- The Washington Times - Monday, December 7, 2009

Although the manufacturing sector has expanded four months in a row and the unemployment rate dipped last month, Federal Reserve Chairman Ben S. Bernanke warned Monday that there still is not sufficient momentum to declare that the nascent economic recovery will be long-lasting.

“Though we have seen some improvement in economic activity,” Mr. Bernanke told the Economic Club of Washington, “we still have some way to go before we can be assured that the recovery will be self-sustaining.”

The Fed chairman noted the “encouraging” development of “stronger demand for homes and consumer goods and service.” And he pointed to evidence that housing prices “have firmed a bit.”

Most economists believe recession ended in the summer, probably in July or August. During the third quarter, the U.S. economy expanded at an annual rate of 2.8 percent, the first advance in five quarters.

On the employment front, the nation’s jobless rate declined from 10.2 percent in October to 10 percent in November, the Labor Department reported Friday. Much more startling was the fact that only 11,000 jobs were lost last month, much fewer than the 140,000 or so that many economists were forecasting. Also, job losses for September and October were revised sharply downward.

However, the Fed chairman was cautious about future improvement in the labor market.

“At issue is whether the recovery will be strong enough to create the large number of jobs that will be needed to materially bring down the unemployment rate,” he said.

“My best guess at this point is that we will continue to see modest economic growth next year — sufficient to bring down the unemployment rate, but at a pace slower than we would like,” Mr. Bernanke said.
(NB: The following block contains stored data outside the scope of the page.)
const char* plan(const yt8m_lstm_stack_desc* d, Plan* P) {
  if (!d) return "null description";
  if (d->L < 1 || d->L > MAXL) return "1..8 layers";
  if (d->B < 1 || d->F < 1 || d->D < 1 || d->H < 1) return "empty dimension";
  Plan& p = *P;
  p.B = d->B; p.F = d->F; p.D = d->D; p.H = d->H; p.L = d->L; p.u8 = (d->input_u8 & 1) != 0; p.need_dx = d->need_dx != 0;
  p.bf16 = (d->input_u8 & 2) != 0;
  p.FB = p.F * p.B;
  if (p.FB >= (1LL << 31) - 64) return "too many frame rows";
  if (!yt8m_lstm_persist_supported(p.B, p.H) || !yt8m_lstm_persist_bwd_supported(p.B, p.H))
    return "shape not covered by the persistent recurrence kernels";
  if (p.FB < X3_MIN_ROWS || p.H < 128) return "too small for the bf16-pipe products";
  if (p.u8 && (p.D % 16 != 0 || p.D > 2048)) return "uint8 input needs D % 16 == 0 and D <= 2048";
  if (p.u8 && p.need_dx) return "no gradient with respect to uint8 frames";
  if (p.FB % 16 != 0) return "F * B must be a multiple of 16 (K ranges of the transposed operand images)";
  p.nf = chunks(p.F, d->fwd_chunks > 0 ? d->fwd_chunks : 1, p.fp);
  p.nb = chunks(p.F, std::min(d->bwd_chunks > 0 ? d->bwd_chunks : 3, MAXBP), p.bp);
  static const char* dflt_parts = "2,2,1,1";
  const char* spec = getenv("YT8M_STACK_BWD_PARTS");
  if (!spec && d->bwd_chunks <= 0 && p.F >= 12) spec = dflt_parts;
  if (spec) {
    double w[MAXP], tot = 0;
    int n = 0;
    for (const char* q = spec; *q && n < MAXBP;) { w[n] = atof(q); tot += w[n++]; while (*q && *q != ',') ++q; if (*q) ++q; }
    if (n >= 1 && tot > 0) {
      int64_t t0 = 0; double acc = 0; int k = 0;
      Part pp[MAXP];
      for (int i = 0; i < n; ++i) {
        acc += w[i];
        int64_t t1 = i + 1 == n ? p.F : (int64_t)(p.F * acc / tot + 0.5);
        if (t1 > t0) { pp[k++] = {t0, t1 - t0}; t0 = t1; }
      }
      bool ok = k >= 1;
      for (int i = 0; i < k; ++i) ok = ok && (pp[i].t0 * p.B) % 16 == 0 && (pp[i].T * p.B) % 16 == 0;
      if (ok) { p.nb = k; for (int i = 0; i < k; ++i) p.bp[i] = pp[i]; }
    }
  }
  int64_t tmax = 0;
  for (int c = 0; c < p.nf; ++c) {
    if (p.u8 && (p.fp[c].t0 * p.B) % 32 != 0) return "a forward chunk does not start on a 32-row group of the frame image";
    tmax = std::max(tmax, p.fp[c].T);
  }
  for (int c = 0; c < p.nb; ++c) {
    if ((p.bp[c].t0 * p.B) % 16 != 0 || (p.bp[c].T * p.B) % 16 != 0) return "a backward part is not a multiple of 16 frame rows";
    tmax = std::max(tmax, p.bp[c].T);
  }
  const int64_t BH = p.B * p.H, FBH = p.FB * p.H;
  int64_t o = 0;
  for (int l = 0; l < p.L; ++l) {
    p.z[l] = o; o += up256(FBH * 4 * 4);
    p.cs[l] = o; o += up256((FBH + BH) * 4);
    p.hs[l] = o; o += up256((FBH + BH) * 4);
    p.out[l] = o; o += up256(FBH * 4);
  }
  p.rrow = o; o += up256(p.FB * 4);
  p.tape_bytes = o;
  int64_t pb = yt8m_lstm_persist_workspace_bytes_steps(p.B, p.H, tmax);
  const bool per_step = pb <= STEP_IMAGES_MAX_BYTES;
  if (!per_step) pb = yt8m_lstm_persist_workspace_bytes(p.B, p.H);
  p.pws_bytes = up256(pb);
  o = 0;
  for (int l = 0; l < p.L; ++l) { p.pws[l] = o; o += p.pws_bytes; }
  p.gws_bytes = up256(yt8m_gemm_workspace_bytes());
  for (int l = 0; l <= p.L; ++l) { p.gws[l] = o; o += p.gws_bytes; }
  for (int l = 0; l < p.L; ++l) { p.gwx[l] = o; o += p.gws_bytes; }
  p.gws2 = o; o += p.gws_bytes;
  auto ib = [&](int64_t rows, int64_t K) { return p.bf16 ? x1_bytes(rows, K) : x3_bytes(rows, K); };
  const int64_t H4 = 4 * p.H;
  p.qimg = o; o += p.u8 ? up256(x1_bytes(p.FB, p.D)) : 0;
  p.w3t = o; o += p.u8 ? up256(ib(H4, p.D)) : 0;
  p.wcs = o; o += up256(H4 * 4);
  int64_t fmax = 0, bmax = 0;
  for (int c = 0; c < p.nf; ++c) fmax = std::max(fmax, p.fp[c].T * p.B);
  for (int c = 0; c < p.nb; ++c) bmax = std::max(bmax, p.bp[c].T * p.B);
  for (int l = 0; l < p.L; ++l) {
    const int64_t Din = l ? p.H : p.D;
    const bool x1 = l == 0 && p.u8;
    p.wxt3[l] = o; o += x1 ? 0 : up256(ib(H4, Din));
    p.xi[l] = o; o += x1 ? 0 : up256(ib(fmax, Din));
    p.dz[l] = o; o += up256(FBH * 4 * 4);
    p.dbuf[l] = o; o += l + 1 < p.L ? up256(FBH * 4) : 0;
    p.work[l] = o; o += up256(4 * BH * 4);
    const bool dxl = l > 0 || p.need_dx;
    p.dz3[l] = o; o += dxl ? up256(ib(bmax, H4)) : 0;
    p.wx3[l] = o; o += dxl ? up256(ib(Din, H4)) : 0;
    p.xT[l] = o; o += x1 ? up256(x1_bytes(p.D, p.FB)) : up256(ib(Din, p.FB));
    p.hT[l] = o; o += up256(ib(p.H, p.FB));
  }
  p.h2 = (knob("YT8M_STACK_H2", 1) && !p.bf16) ? 1 : 0;
  p.keep = (d->input_keep_prob > 0.f && d->input_keep_prob < 1.f) ? d->input_keep_prob : 0.f;
  for (int l = 0; l < MAXL; ++l) p.seed[l] = d->dropout_seed[l];
  if (d->input_keep_prob < 0.f || d->input_keep_prob > 1.f) return "input_keep_prob must be in [0, 1]";
  if (p.keep > 0.f && (p.u8 || !p.h2 || p.keep < 0.3f || (p.D % 4) != 0 || (p.H % 4) != 0))
    return "input dropout: float input, f16 product forms (YT8M_STACK_H2), keep_prob >= 0.3, D % 4 == 0";
  p.img_rows = (knob("YT8M_STACK_FUSED_IMAGES", 0) && !p.bf16 && !p.h2) ? yt8m_lstm_persist_bwd_images_rows(p.B, p.H) : 0;
  const int64_t trows = p.img_rows ? p.FB : bmax;
  for (int l = 0; l < p.L; ++l) { p.dzT3[l] = o; o += up256(ib(H4, trows)); }
  p.dzT3s = o; o += p.u8 ? up256(ib(H4, trows)) : 0;
  const int64_t ci = p.img_rows ? up256((int64_t)p.img_rows * MAXP * 2 * H4 * 4) : 0;
  for (int l = 0; l < p.L; ++l) { p.cimg[l] = o; o += ci; }
  p.cimgs = o; o += p.u8 ? ci : 0;
  p.csr = o; o += up256(H4 * 4);
  p.dbdummy = o; o += up256(H4 * 4);
  p.hsc = o; o += 256 * MAXL;
  p.hx0 = o; o += 256;
  p.hrow_stride = up256(bmax * 4);
  p.hrow = o; o += p.h2 ? p.hrow_stride * 2 * MAXL : 0;
  p.emit_max = (p.h2 && knob("YT8M_STACK_DZ_MAXIMA", 1) && yt8m_lstm_persist_bwd_images_rows(p.B, p.H) > 0 && per_step && p.nb <= 61) ? 1 : 0;
  p.rmax_stride = up256(p.FB * 4);
  p.rmax = o; o += p.emit_max ? p.rmax_stride * p.L : 0;
  p.colparts = knob("YT8M_STACK_COLPARTS", 1) != 0;
  for (int c = 0; c < p.nb; ++c) p.colparts = p.colparts && (p.bp[c].t0 * p.B) % 64 == 0 && (p.bp[c].T * p.B) % 64 == 0;
  const int64_t cp = p.colparts ? up256(((p.FB + 63) / 64) * H4 * 4) : 0;
  for (int l = 0; l < p.L; ++l) { p.cpart[l] = o; o += cp; }
  p.cparts = o; o += p.u8 ? cp : 0;
  p.scratch_bytes = o;
  return nullptr;
}

struct DevState {
  hipStream_t rs[MAXL] = {nullptr};
  hipStream_t dxs[MAXL] = {nullptr};
  hipStream_t sw = nullptr, sw2 = nullptr;
  int prio = 0;
  bool prio_known = false;
  std::vector<hipEvent_t> ev[2];
  size_t used[2] = {0, 0};
  hipEvent_t layer_done[MAXL] = {nullptr};
  int layers_done = 0;
};
std::mutex g_mu;
constexpr int NSETS = 2;
DevState g_dev[NSETS][16];
thread_local int g_set = 0;
thread_local yt8m_stream_hook g_prep_hook = nullptr;
thread_local void* g_prep_user = nullptr;
struct EarlyOpt {
  bool set = false;
  yt8m_opt_ranges o;
  std::vector<int32_t> tcs, job_tensor;
  std::vector<int64_t> tile_base;
};
thread_local EarlyOpt g_early;

int high_stream(DevState& S, hipStream_t* s) {
  if (*s) return YT8M_OK;
  if (!S.prio_known) {
    int least = 0, greatest = 0;
    YT8M_HIP_CHECK(hipDeviceGetStreamPriorityRange(&least, &greatest));
    S.prio = greatest;
    S.prio_known = true;
  }
  YT8M_HIP_CHECK(hipStreamCreateWithPriority(s, hipStreamNonBlocking, S.prio));
  return YT8M_OK;
}
int plain_stream(hipStream_t* s) {
  if (*s) return YT8M_OK;
  YT8M_HIP_CHECK(hipStreamCreateWithFlags(s, hipStreamNonBlocking));
  return YT8M_OK;
}

int dev_state(int L, DevState** out) {
  int dev = 0;
  YT8M_HIP_CHECK(hipGetDevice(&dev));
  YT8M_REQUIRE(dev >= 0 && dev < 16, YT8M_E_BADARG, "device index out of range");
  DevState& S = g_dev[g_set][dev];
  for (int l = 0; l < L; ++l) { int rc = high_stream(S, &S.rs[l]); if (rc != YT8M_OK) return rc; }
  { int rc = plain_stream(&S.sw); if (rc != YT8M_OK) return rc; }
  if (knob("YT8M_STACK_DX_STREAM", 0))
    for (int l = 0; l < L; ++l) { int rc = high_stream(S, &S.dxs[l]); if (rc != YT8M_OK) return rc; }
  if (knob("YT8M_STACK_SW2", 0)) { int rc = plain_stream(&S.sw2); if (rc != YT8M_OK) return rc; }
  *out = &S;
  return YT8M_OK;
}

In its last forecast, the Fed estimated the jobless rate would hover between 9.3 percent and 9.7 percent during the fourth quarter of 2010. But many private economists, including Moody’s Economy.com and Wells Fargo, expect the unemployment rate to remain above 10 percent through the end of next year.

To unclog the nation’s credit markets and to battle a plunging economy, the Fed lowered its target overnight interest rate to between 0 and 0.25 percent last December. Following its last policy meeting in early November, the Fed announced its intention to keep short-term interest rates at “exceptionally low levels” for “an extended period.”

Monday, Mr. Bernanke repeated his view that the Fed’s expansionary monetary policy will not lead to higher inflation.

“Will the Federal Reserve’s actions to combat the crisis lead to higher inflation down the road?” he asked.

“The answer is ‘no,’” he declared, adding, “The Federal Reserve is committed to keeping inflation low and will be able to do so.”

Consumer prices have actually declined 0.2 percent over the past 12 months, but some analysts fear that the Fed’s extraordinary actions to battle the worst financial crisis and deepest downturn since the Great Depression could sow the seeds of inflation.

Mr. Bernanke, who has been nominated for a second four-year term as Fed chairman, has been arguing for months that the Fed’s “exit strategy” would prevent a burst of inflation.